[Stored items]
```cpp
void free_str(void *originally_from_library);
void free_c_result(CResult *originally_from_library);
void free_dataset(CDataset *originally_from_library);
void free_model(CModel *originally_from_library);
void free_cqrel(CQRel *originally_from_library);
// ... 82 lines not shown
size_t fr_dataset_num_queries(const CDataset *dataset);
size_t fr_dataset_num_instances(const CDataset *dataset);

const void *fr_evaluate_candidates(const CDataset *dataset, const CQRel *qrel, const void *evaluator_name,
                                   size_t n_groups, const uint32_t *features, const double *base_weights,
                                   const uint32_t *n_cand, const double *candidates, double *out_means,
                                   double *out_per_query);

void fr_profile_enable(int on);
void fr_profile_reset(void);
const void *fr_profile_json(void);
int fr_synchronize(void);
double fr_debug_resident_bound(int which, double a, double b, double c);
uint32_t fr_debug_fullrank_class(uint32_t len);
const void *fr_debug_device_plan(const void *devices_csv, int device_count, uint32_t num_restarts, int primary_device);
const void *fr_debug_restart_queue(uint32_t num_restarts, uint32_t n_workers, uint32_t capacity, const uint32_t *lengths,
                                   uint32_t n_lengths);
const void *fr_debug_peer_copy(int src_device, int dst_device, size_t bytes);
const void *fr_pack_restart_records(const void *restarts_json, size_t cap, size_t dim, double *out);
const void *fr_unpack_restart_records(const double *records, size_t n_records, size_t dim);
const void *fr_rccl_allgather(const int *devices, size_t n, const double *blocks, size_t block_len, double *out);
const void *fr_debug_walk_tiles(const uint32_t *run_pos, const uint32_t *run_q0, const uint32_t *run_q1, size_t nruns,
                                const uint32_t *qstart, const uint32_t *qlen, size_t nq, size_t np);
const void *fr_debug_device_form(const CDataset *dataset, int slot, const void *table, void *out, size_t out_bytes);
const void *fr_debug_rccl_selftest(int device);
size_t fr_dataset_release_replicas(const CDataset *dataset);

#ifdef __cplusplus
}
#endif
// ... 2 lines not shown
```

Before: 709,100 evals/s.
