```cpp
extern "C" int usdm_gemv_fp8(const usdm_gemv_fp8_args* pa, usdm_stream_t stream) {
  USDM_CHECK_ARG(pa && pa->b.g.W && pa->b.g.x && pa->row_exp, "usdm_gemv_fp8: null args");
  const usdm_gemv_args& a = pa->b.g;
  USDM_CHECK_ARG(pa->b.nb >= 1 && pa->b.nb <= 4 && (pa->b.form == 0 || pa->b.form == -1),
                 "usdm_gemv_fp8: 1..4 sequences on the VALU form (the matrix-core form has no FP8 weights)");
  USDM_CHECK_ARG(!a.p2p && !a.p2p_mode && !a.mrg_po && !a.cmb_gran && !a.x_delta && !a.x_out,
                 "usdm_gemv_fp8: p2p / merged-attention input / cmb_gran / x_delta are not supported with FP8 weights");
  USDM_CHECK_ARG(((uintptr_t)a.W & 7) == 0, "usdm_gemv_fp8: bad N/K/ldw");
  if (int rc = gemv_check_shape("usdm_gemv_fp8", a, "input vector")) return rc;
  if (int rc = gemv_check_outputs("usdm_gemv_fp8", a)) return rc;
  hipStream_t st = (hipStream_t)stream;
  if (pa->b.nb > 1) return usdm_gemv_fp8_batch_launch(pa, st);
  return gemv_launch<GEMV_PLAIN, false, false, false, true>(a, st, pa->row_exp);
}

namespace {
__global__ __launch_bounds__(256) void dequant_fp8_kernel(const uint8_t* q, const int8_t* row_exp, int K, int64_t ldq, bf16_t* out,
                                                          int64_t ldo) {
  const int r = blockIdx.x;
// ... 128 lines not shown
```

### usdm_amd/llm.py

```python
import math
import os
import time
from collections import namedtuple

import torch

from . import ops
from ._lib import ACT_SWIGLU, UsdmError
from .graph import GraphedPlan, GraphedSegments
from .plancache import LRU
from .prefix import reusable_past
from .quant import Fp8Weight, Mxfp4Weight, check_kv_cache_dtype
from .wpack import PackedWeight
from .slots import (CHUNK, NO_CANDIDATE_IDX, BeamSlots, DecodeSlots, SpecSequence, SpecSlots, TokenLogprobs, edit_buffers, logprob_buffers,
                    penalty_buffers, read_logprobs, seed_edits, seed_penalties, stop_block, stop_index)

MISTRAL_7B_USDM = dict(vocab_size=42003, hidden_size=4096, intermediate_size=14336, num_hidden_layers=32,
                       num_attention_heads=32, num_key_value_heads=8, head_dim=128, rms_norm_eps=1e-5,
                       rope_theta=10000.0, max_position_embeddings=32768)


def _pack_gate_up(gate, up):
    I, K = gate.shape
    return torch.stack([gate.reshape(I // 16, 16, K), up.reshape(I // 16, 16, K)], 1).reshape(2 * I, K).contiguous()
# ... 139 lines not shown
         "lm_head": qz_head(g("lm_head.weight")[v0:v1].contiguous()), "layers": [], "v0": v0, "v1": v1}
    for l in range(cfg["num_hidden_layers"]):
        p = f"model.layers.{l}."
        q = g(p + "self_attn.q_proj.weight")[rank * Hq * d:(rank + 1) * Hq * d]
        k = g(p + "self_attn.k_proj.weight")[rank * Hkv * d:(rank + 1) * Hkv * d]
        v = g(p + "self_attn.v_proj.weight")[rank * Hkv * d:(rank + 1) * Hkv * d]
        o = g(p + "self_attn.o_proj.weight")[:, rank * Hq * d:(rank + 1) * Hq * d]
        ga = g(p + "mlp.gate_proj.weight")[rank * I:(rank + 1) * I]
        up = g(p + "mlp.up_proj.weight")[rank * I:(rank + 1) * I]
        dn = g(p + "mlp.down_proj.weight")[:, rank * I:(rank + 1) * I]
        W["layers"].append(dict(qkv=qz(torch.cat([q, k, v], 0).contiguous()), o=qz(o.contiguous()), gu=qz(_pack_gate_up(ga, up)),
                                down=qz(dn.contiguous()), ln1=f(p + "input_layernorm.weight"),
                                ln2=f(p + "post_attention_layernorm.weight")))
        del q, k, v, o, ga, up, dn
    return W
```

* **WHAT TO WORK ON**
Type out the whole of the data again, exactly as shown.

* **ANSWER BELOW**
```cpp
void free_str(void *originally_from_library);
void free_c_result(CResult *originally_from_library);
void free_dataset(CDataset *originally_from_library);
void free_model(CModel *originally_from_library);
void free_cqrel(CQRel *originally_from_library);
// ... 82 lines not shown
size_t fr_dataset_num_queries(const CDataset *dataset);
size_t fr_dataset_num_instances(const CDataset *dataset);

const void *fr_evaluate_candidates(const CDataset *dataset, const CQRel *qrel, const void *evaluator_name,
                                   size_t n_groups, const uint32_t *features, const double *base_weights,
                                   const uint32_t *n_cand, const double *candidates, double *out_means,
                                   double *out_per_query);

void fr_profile_enable(int on);
void fr_profile_reset(void);
const void *fr_profile_json(void);
int fr_synchronize(void);
double fr_debug_resident_bound(int which, double a, double b, double c);
uint32_t fr_debug_fullrank_class(uint32_t len);
const void *fr_debug_device_plan(const void *devices_csv, int device_count, uint32_t num_restarts, int primary_device);
const void *fr_debug_restart_queue(uint32_t num_restarts, uint32_t n_workers, uint32_t capacity, const uint32_t *lengths,
                                   uint32_t n_lengths);
const void *fr_debug_peer_copy(int src_device, int dst_device, size_t bytes);
const void *fr_pack_restart_records(const void *restarts_json, size_t cap, size_t dim, double *out);
const void *fr_unpack_restart_records(const double *records, size_t n_records, size_t dim);
const void *fr_rccl_allgather(const int *devices, size_t n, const double *blocks, size_t block_len, double *out);
const void *fr_debug_walk_tiles(const uint32_t *run_pos, const uint32_t *run_q0, const uint32_t *run_q1, size_t nruns,
                                const uint32_t *qstart, const uint32_t *qlen, size_t nq, size_t np);
const void *fr_debug_device_form(const CDataset *dataset, int slot, const void *table, void *out, size_t out_bytes);
const void *fr_debug_rccl_selftest(int device);
size_t fr_dataset_release_replicas(const CDataset *dataset);

#ifdef __cplusplus
}
#endif
// ... 2 lines not shown
```

Before: 709,100 evals/s.
```cpp
extern "C" int usdm_gemv_fp8(const usdm_gemv_fp8_args* pa, usdm_stream_t stream) {
  USDM_CHECK_ARG(pa && pa->b.g.W && pa->b.g.x && pa->row_exp, "usdm_gemv_fp8: null args");
  const usdm_gemv_args& a = pa->b.g;
  USDM_CHECK_ARG(pa->b.nb >= 1 && pa->b.nb <= 4 && (pa->b.form == 0 || pa->b.form == -1),
                 "usdm_gemv_fp8: 1..4 sequences on the VALU form (the matrix-core form has no FP8 weights)");
  USDM_CHECK_ARG(!a.p2p && !a.p2p_mode && !a.mrg_po && !a.cmb_gran && !a.x_delta && !a.x_out,
                 "usdm_gemv_fp8: p2p / merged-attention input / cmb_gran / x_delta are not supported with FP8 weights");
  USDM_CHECK_ARG(((uintptr_t)a.W & 7) == 0, "usdm_gemv_fp8: bad N/K/ldw");
  if (int rc = gemv_check_shape("usdm_gemv_fp8", a, "input vector")) return rc;
  if (int rc = gemv_check_outputs("usdm_gemv_fp8", a)) return rc;
  hipStream_t st = (hipStream_t)stream;
  if (pa->b.nb > 1) return usdm_gemv_fp8_batch_launch(pa, st);
  return gemv_launch<GEMV_PLAIN, false, false, false, true>(a, st, pa->row_exp);
}

namespace {
__global__ __launch_bounds__(256) void dequant_fp8_kernel(const uint8_t* q, const int8_t* row_exp, int K, int64_t ldq, bf16_t* out,
                                                          int64_t ldo) {
  const int r = blockIdx.x;
// ... 128 lines not shown
```

### usdm_amd/llm.py

```python
import math
import os
import time
from collections import namedtuple

import torch

from . import ops
from ._lib import ACT_SWIGLU, UsdmError
from .graph import GraphedPlan, GraphedSegments
from .plancache import LRU
from .prefix import reusable_past
from .quant import Fp8Weight, Mxfp4Weight, check_kv_cache_dtype
from .wpack import PackedWeight
from .slots import (CHUNK, NO_CANDIDATE_IDX, BeamSlots, DecodeSlots, SpecSequence, SpecSlots, TokenLogprobs, edit_buffers, logprob_buffers,
                    penalty_buffers, read_logprobs, seed_edits, seed_penalties, stop_block, stop_index)

MISTRAL_7B_USDM = dict(vocab_size=42003, hidden_size=4096, intermediate_size=14336, num_hidden_layers=32,
                       num_attention_heads=32, num_key_value_heads=8, head_dim=128, rms_norm_eps=1e-5,
                       rope_theta=10000.0, max_position_embeddings=32768)


def _pack_gate_up(gate, up):
    I, K = gate.shape
    return torch.stack([gate.reshape(I // 16, 16, K), up.reshape(I // 16, 16, K)], 1).reshape(2 * I, K).contiguous()
# ... 139 lines not shown
         "lm_head": qz_head(g("lm_head.weight")[v0:v1].contiguous()), "layers": [], "v0": v0, "v1": v1}
    for l in range(cfg["num_hidden_layers"]):
        p = f"model.layers.{l}."
        q = g(p + "self_attn.q_proj.weight")[rank * Hq * d:(rank + 1) * Hq * d]
        k = g(p + "self_attn.k_proj.weight")[rank * Hkv * d:(rank + 1) * Hkv * d]
        v = g(p + "self_attn.v_proj.weight")[rank * Hkv * d:(rank + 1) * Hkv * d]
        o = g(p + "self_attn.o_proj.weight")[:, rank * Hq * d:(rank + 1) * Hq * d]
        ga = g(p + "mlp.gate_proj.weight")[rank * I:(rank + 1) * I]
        up = g(p + "mlp.up_proj.weight")[rank * I:(rank + 1) * I]
        dn = g(p + "mlp.down_proj.weight")[:, rank * I:(rank + 1) * I]
        W["layers"].append(dict(qkv=qz(torch.cat([q, k, v], 0).contiguous()), o=qz(o.contiguous()), gu=qz(_pack_gate_up(ga, up)),
                                down=qz(dn.contiguous()), ln1=f(p + "input_layernorm.weight"),
                                ln2=f(p + "post_attention_layernorm.weight")))
        del q, k, v, o, ga, up, dn
    return W
```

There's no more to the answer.